11. The method of claim 9, wherein the cursor preview window is overlaid on the graphical user interface in a static position of the display area.

12. The method of claim 9, wherein:

the cursor preview window is overlaid on the graphical user interface in a position proximate to the masked segment; and

the position of the cursor preview window being adjusted in conjunction with the representation of the section of the graphical user interface.

13. A user interface system for a touch screen display device comprising:

an input processing module connected to the touch screen display device for deriving input location coordinates associated with touch inputs sensed by the touch screen display device, the input location coordinates being representative of one position in an array of touch-sensitive positions of the touch screen display device; and

a preview module for generating a cursor preview window including a reproduction of a selected segment of graphics being displayed on the touch screen display device, the selected segment being defined by a bounded area within a predefined proximity of the input location coordinates.

14. The user interface system of claim 13, wherein the cursor preview window is generated upon a touch input being sensed for a predefined duration.
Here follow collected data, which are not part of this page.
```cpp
enum { TDVC_F16 = 0, TDVC_F32 = 1 };
enum { TDVC_ACT_NONE = 0, TDVC_ACT_RELU = 1, TDVC_ACT_LRELU = 2, TDVC_ACT_CLAMP01 = 3, TDVC_ACT_SIGMOID = 4 };
enum { TDVC_GDN_NONE = 0, TDVC_GDN_FWD = 1, TDVC_GDN_INV = 2 };
enum { TDVC_OUT_NHWC = 0,
// ... 18 lines not shown
  int32_t act; float slope;
  int32_t round_before_act;
  tdvc_fmap res;
  tdvc_fmap res2;
  int32_t out_mode;
  int32_t s2d;
  int32_t bcast_T;
  float bcast_slope;
  float* chan_sum;
} tdvc_conv_desc;

int tdvc_abi_version(void);
const char* tdvc_last_error(void);
int tdvc_prepare_device(void);
const char* tdvc_last_conv_kernel(void);


int tdvc_conv_plan(int cin, int kh, int kw, int stride);
int64_t tdvc_conv_packed_bytes(int cout, int cin, int ntaps, int ck);
int tdvc_pack_conv_weights(const float* w_oihw, int cout, int cin_real, int cin, int kh, int kw,
                           int ntaps, const int8_t* tap_dy, const int8_t* tap_dx, int ck, uint16_t* dst);
int tdvc_conv2d(const tdvc_conv_desc* d, void* stream);
int tdvc_conv_chan_sum_rows(const tdvc_conv_desc* d);
const char* tdvc_conv_select(const tdvc_conv_desc* d);
int tdvc_conv2d_f32(const tdvc_conv_desc* d, void* stream);

typedef struct {
  tdvc_fmap x, y;
  const void* w;
  const float* bias;
// ... 222 lines not shown
```

### tdvc_amd/_lib.py

```python
from __future__ import annotations

import ctypes as C
import os

_HERE = os.path.dirname(os.path.abspath(__file__))
LIB_PATH = os.path.join(_HERE, "libtdvc_hip.so")

MAX_TAPS = 49
F16, F32 = 0, 1
ACT_NONE, ACT_RELU, ACT_LRELU, ACT_CLAMP01, ACT_SIGMOID = 0, 1, 2, 3, 4
GDN_NONE, GDN_FWD, GDN_INV = 0, 1, 2
OUT_NHWC, OUT_SHUFFLE2, OUT_NCHW_F32 = 0, 1, 2


class FMapDesc(C.Structure):
    _fields_ = [("p", C.c_void_p), ("N", C.c_int32), ("H", C.c_int32), ("W", C.c_int32), ("C", C.c_int32),
                ("sn", C.c_int64), ("sp", C.c_int32), ("dtype", C.c_int32)]


class ConvDesc(C.Structure):
    _fields_ = [("x", FMapDesc), ("y", FMapDesc), ("w", C.c_void_p), ("bias", C.c_void_p),
                ("cout", C.c_int32), ("ntaps", C.c_int32),
                ("tap_dy", C.c_int8 * MAX_TAPS), ("tap_dx", C.c_int8 * MAX_TAPS),
                ("kh", C.c_int32), ("kw", C.c_int32), ("stride", C.c_int32), ("pad", C.c_int32),
# ... 19 lines not shown
                ("nworkers", C.c_int32), ("cow", C.c_int32), ("ciw", C.c_int32), ("ntaps", C.c_int32), ("cout", C.c_int32), ("cin", C.c_int32),
                ("wblocks", C.c_int32), ("nblocks", C.c_int32)]


_P = C.c_void_p
_FM = C.POINTER(FMapDesc)
_i, _f, _i64 = C.c_int, C.c_float, C.c_int64

SIGNATURES = {
    "tdvc_abi_version": (_i, []),
    "tdvc_conv_chan_sum_rows": (_i, [C.POINTER(ConvDesc)]),
    "tdvc_conv_select": (C.c_char_p, [C.POINTER(ConvDesc)]),
    "tdvc_last_error": (C.c_char_p, []),
    "tdvc_last_conv_kernel": (C.c_char_p, []),
    "tdvc_prepare_device": (_i, []),
    "tdvc_conv_plan": (_i, [_i, _i, _i, _i]),
    "tdvc_conv_packed_bytes": (_i64, [_i, _i, _i, _i]),
    "tdvc_pack_conv_weights": (_i, [_P, _i, _i, _i, _i, _i, _i, _P, _P, _i, _P]),
    "tdvc_conv2d": (_i, [C.POINTER(ConvDesc), _P]),
    "tdvc_conv2d_f32": (_i, [C.POINTER(ConvDesc), _P]),
    "tdvc_pack_conv_weights_indexed": (_i, [_P] * 7 + [_i] * 4 + [_P, _P]),
    "tdvc_pack_conv_weights_indexed_f32": (_i, [_P] * 7 + [_i] * 4 + [_P, _P]),
    "tdvc_pack_job_blocks": (_i64, [_i, _i, _i, _i]),
    "tdvc_pack_conv_weights_batch": (_i, [_P, _P, _i, _i, _P]),
    "tdvc_act_backward": (_i, [_FM, _FM, _FM, _i, _f, _FM, _P]),
    "tdvc_pixel_unshuffle": (_i, [_FM, _FM, _P]),
    "tdvc_bias_grad_work_floats": (_i64, [_i, _i]),
    "tdvc_bias_grad": (_i, [_FM, _i, _P, _f, _P, _P, _i64, _P]),
    "tdvc_copy_cast": (_i, [_FM, _FM, _P]),
    "tdvc_clamp01_backward": (_i, [_FM, _FM, _P]),
# ... 109 lines not shown
```

### tdvc_amd/csrc/common.h

```cpp
#pragma once
#include <hip/hip_runtime.h>
#include <stdint.h>
#include <stdio.h>
#include <string.h>

#include "../../include/tdvc_hip.h"

typedef _Float16 half_t;
typedef _Float16 half8 __attribute__((ext_vector_type(8)));
typedef _Float16 half4 __attribute__((ext_vector_type(4)));
typedef _Float16 half2v __attribute__((ext_vector_type(2)));
typedef float f32x16 __attribute__((ext_vector_type(16)));
typedef float f32x4 __attribute__((ext_vector_type(4)));

void tdvc_set_error(const char* fmt, ...);
int tdvc_scratch_pages(const void** zeros, void** dump);

#define TDVC_CHECK(cond, ...)            \
  do {                                   \
    if (!(cond)) {                       \
      tdvc_set_error(__VA_ARGS__);       \
      return TDVC_EINVAL;                \
    }                                    \
  } while (0)

static inline int tdvc_launch_status(const char* what) {
  hipError_t e = hipGetLastError();
  if (e != hipSuccess) {
    tdvc_set_error("%s: launch failed: %s", what, hipGetErrorString(e));
    return (int)e;
  }
  return TDVC_OK;
}

static inline bool aligned16(const void* p) { return (((uintptr_t)p) & 15) == 0; }
struct TdvcPerDeviceFlag {
  bool done[64] = {};
  bool& flag() {
    int dev = 0;
    if (hipGetDevice(&dev) != hipSuccess || dev < 0 || dev >= 64) dev = 0;
    return done[dev];
// ... 46 lines not shown
```

### tdvc_amd/csrc/conv_c8.hip

```cpp
#include "conv_common.h"

using convk::ConvParams;

namespace {

constexpr int NW_C8 = 4, NTHR_C8 = 256;
constexpr int EW_C8 = 32 * 144;
constexpr int LDS_C8 = 256 + NW_C8 * EW_C8;

__global__ __launch_bounds__(NTHR_C8, 4) void conv_c8_kernel(const ConvParams p, int tiles_x, int total_tiles) {
  extern __shared__ __attribute__((aligned(16))) unsigned char smem[];
  float* bias_s = reinterpret_cast<float*>(smem);
  const int tid = threadIdx.x, lane = tid & 63;
  const int wave = __builtin_amdgcn_readfirstlane(tid >> 6);
  const int hh = lane >> 5, r = lane & 31;
  if (tid < 64) bias_s[tid] = p.bias[tid];
  unsigned char* ew = smem + 256 + wave * EW_C8;

  half8 wa[2][5];
#pragma unroll
  for (int mt = 0; mt < 2; ++mt)
#pragma unroll
    for (int s = 0; s < 5; ++s) wa[mt][s] = *reinterpret_cast<const half8*>(p.w + (((long)mt * 5 + s) * 64 + lane) * 8);

  int tdy[5], tdx[5];
// ... 70 lines not shown
    }
  }
}

}

bool conv_c8_eligible(const tdvc_conv_desc* d, const ConvParams& p, int Ho, int Wo) {
  return convk::taps_dense(d, 3, 3, 1) && d->ck == 8 && d->stride == 1 && d->cout == 64 && d->x.C == 8 && !d->s2d && !d->square_input &&
         (long)Ho * Wo >= convk::LARGE_MAP_PIXELS &&
         convk::conv_is_lean(p) && !p.res.p && !p.res2.p && p.y.C >= 64 && (long)d->x.N * Ho * ((Wo + 31) / 32) < (1L << 30);
}

int launch_conv_c8(const ConvParams& p, int N, hipStream_t st) {
  ConvParams q = p;
  q.slope = convk::conv_simple_slope(p);
  const int tiles_x = (p.Wo + 31) / 32;
  const long total = (long)N * p.Ho * tiles_x;
  int grid = (int)((total + NW_C8 - 1) / NW_C8);
  if (grid > 256 * 4) grid = 256 * 4;
  hipLaunchKernelGGL(conv_c8_kernel, dim3(grid), dim3(NTHR_C8), LDS_C8, st, q, tiles_x, (int)total);
  return tdvc_launch_status("tdvc_conv2d(c8)");
}
```

### tdvc_amd/csrc/conv_common.h

```cpp
#pragma once
#include "common.h"

namespace convk {

struct ConvParams {
  const half_t* x; long x_sn; int x_sp; int H, W, Cin;
  const half_t* w; const float* bias;
  FMap y; int Ho, Wo; int cout;
  FMap aux; FMap res; FMap res2;
  int ntaps, kh, kw, pad;
  int in_stride;
  int nchunks, steps;
  int square, gdn, act; float slope; int round16, out_mode;
  int tiles_x;
  int simple;
  int s2d, Corig;
  int reverse;
  int bcast_T; float bcast_slope;
  float* csum;
  int8_t tap_dy[TDVC_MAX_TAPS], tap_dx[TDVC_MAX_TAPS];
};

enum ConvSwitch { SW_NONE = -1, SW_V2, SW_V3, SW_V5, SW_V7, SW_V9, SW_V10, SW_V11, SW_ROW, SW_C8, SW_N16, SW_GDN128, SW_COUNT };
int conv_on(int id);
long conv_v9_work_limit();

constexpr long LARGE_MAP_PIXELS = 8192;

inline bool taps_dense(const tdvc_conv_desc* d, int kh, int kw, int pad) {
  if (d->ntaps != kh * kw || d->kh != kh || d->kw != kw || d->pad != pad) return false;
  for (int t = 0; t < d->ntaps; ++t)
    if (d->tap_dy[t] != t / kw || d->tap_dx[t] != t % kw) return false;
  return true;
}

// ... 450 lines not shown
```

### tdvc_amd/csrc/conv_pair.hip

```cpp
#include <type_traits>

#include "conv_common.h"

namespace {

constexpr int BI = 2;
constexpr int TRING = 2 * BI;
constexpr int SRING = 2 * BI;
constexpr int T_LAG = 1 + BI;
constexpr int ID_LAG = 2 + BI;
template <int NCB> struct PairGeoBase;
template <> struct PairGeoBase<2> { static constexpr int PIECES = 5, XRING = 16, PF = 8, HD = 4; };
template <> struct PairGeoBase<4> { static constexpr int PIECES = 9, XRING = 10, PF = 4, HD = 2; };
template <int NCB> struct PairGeo : PairGeoBase<NCB> {
  using G = PairGeoBase<NCB>;
  static constexpr int PW = 16 * NCB - 2;
  static constexpr int NPX = PW + 4;
  static constexpr int ROWB = G::PIECES * 1024;
  static constexpr int TROWB = ROWB;
  static constexpr int SROW = 16 * NCB * 128;
  static constexpr int X0 = 0, T0 = G::XRING * ROWB, S0 = T0 + TRING * TROWB;
  static constexpr int LDS = S0 + SRING * SROW;
  static_assert(NPX * 128 <= ROWB, "ring row holds the strip's input pixels");
  static_assert(G::PF - G::XRING < -(BI - 1) - ID_LAG, "input ring: a DMA would land on a row whose identity a conv2 wave BI - 1 steps behind has not read (needs PF + 2 BI + 2 <= XRING)");
// ... 16 lines not shown
#define PAIR_MID_G 1
#endif

struct PairParams {
  const half_t* x; long x_sn; int x_sp;
  half_t* y; long y_sn; int y_sp;
  const half_t* res2; long r2_sn; int r2_sp;
  const half_t* w;
  const float* bias;
  const half_t* zeros;
  half_t* dump;
  int N, H, W;
  int strips, segs, seg_rows, jobs;
  float slope1, slope2;
  int experiment;
};

__device__ __forceinline__ int swz(int q) { return (int)((0x62654210u >> (4 * ((q >> 1) & 7))) & 7u); }

__device__ __forceinline__ void glds16(const half_t* gsrc, unsigned lds_dst) {
  unsigned keep;
  asm volatile("s_mov_b32 %0, m0\n\ts_mov_b32 m0, %2\n\ts_nop 0\n\tglobal_load_lds_dwordx4 %1, off\n\ts_mov_b32 m0, %0"
               : "=&s"(keep) : "v"(gsrc), "s"(lds_dst) : "memory");
}
__device__ __forceinline__ void pair_barrier(bool skip = false) {
  asm volatile("s_waitcnt lgkmcnt(0)" ::: "memory");
  if (!skip) __builtin_amdgcn_s_barrier();
  asm volatile("" ::: "memory");
}
template <int A>
// ... 3 lines not shown
    return __builtin_elementwise_max(v, z);
  } else if constexpr (A == 2) {
    return __builtin_elementwise_max(v, v * sl);
  } else {
    return v;
  }
}

template <int XRING> __device__ __forceinline__ int pair_slot(int kk) {
  if constexpr ((XRING & (XRING - 1)) == 0) return kk & (XRING - 1);
  else return __builtin_amdgcn_readfirstlane(kk) % XRING;
}
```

15. The user interface system of claim 13, wherein the cursor preview window includes a preview cursor in a central region thereof.

16. The user interface system of claim 13, wherein the reproduction of the selected segment of graphics in the cursor preview window is enlarged by a predefined zoom factor relative to an original of the selected segment of graphics.

17. The user interface system of claim 16, wherein the zoom factor is 1.5×.

18. The user interface system of claim 13, wherein the size of the cursor preview window is a predetermined percentage of the touch screen display device.

19. The user interface system of claim 13, wherein the cursor preview window is updated on a regular interval as the touch input traverses the array of positions of the touch screen display device.

20. The user interface system of claim 13, further comprising:

an interface module for generating the cursor preview window and a graphical user interface including at least one interactive element, each component of the graphical user interface constituting the graphics being displayed on the touch screen display device; and

an output module for generating graphics signals representative of the cursor preview window and the graphical user interface, the graphics signals being transmitted to the touch screen display device.

21. The user interface system of claim 20, wherein a processing instruction associated with the interactive element is generated in response to a first input location coordinate derived from the sensed touch input being matched to the position of the interactive element.

22. A computer-readable medium having computer-executable instructions for performing a method comprising:

displaying a graphical user interface on a touch screen display device defining a display area and an input area coextensive therewith;

receiving a user input through the input area of the touch screen display device, the user input masking a segment of the display area of the touch screen display device;

and

overlaying a cursor preview window on the graphical user interface in response to the user input, the cursor preview window including a representation of a section of the graphical user interface proximal to the masked segment of the display area, and a preview cursor positioned in a central region of the section.

23. The computer readable medium of claim 22, wherein the method further includes the step of:

updating the representation of the section of the graphical user interface in response to a different segment of the display area being masked as a result of changing user input.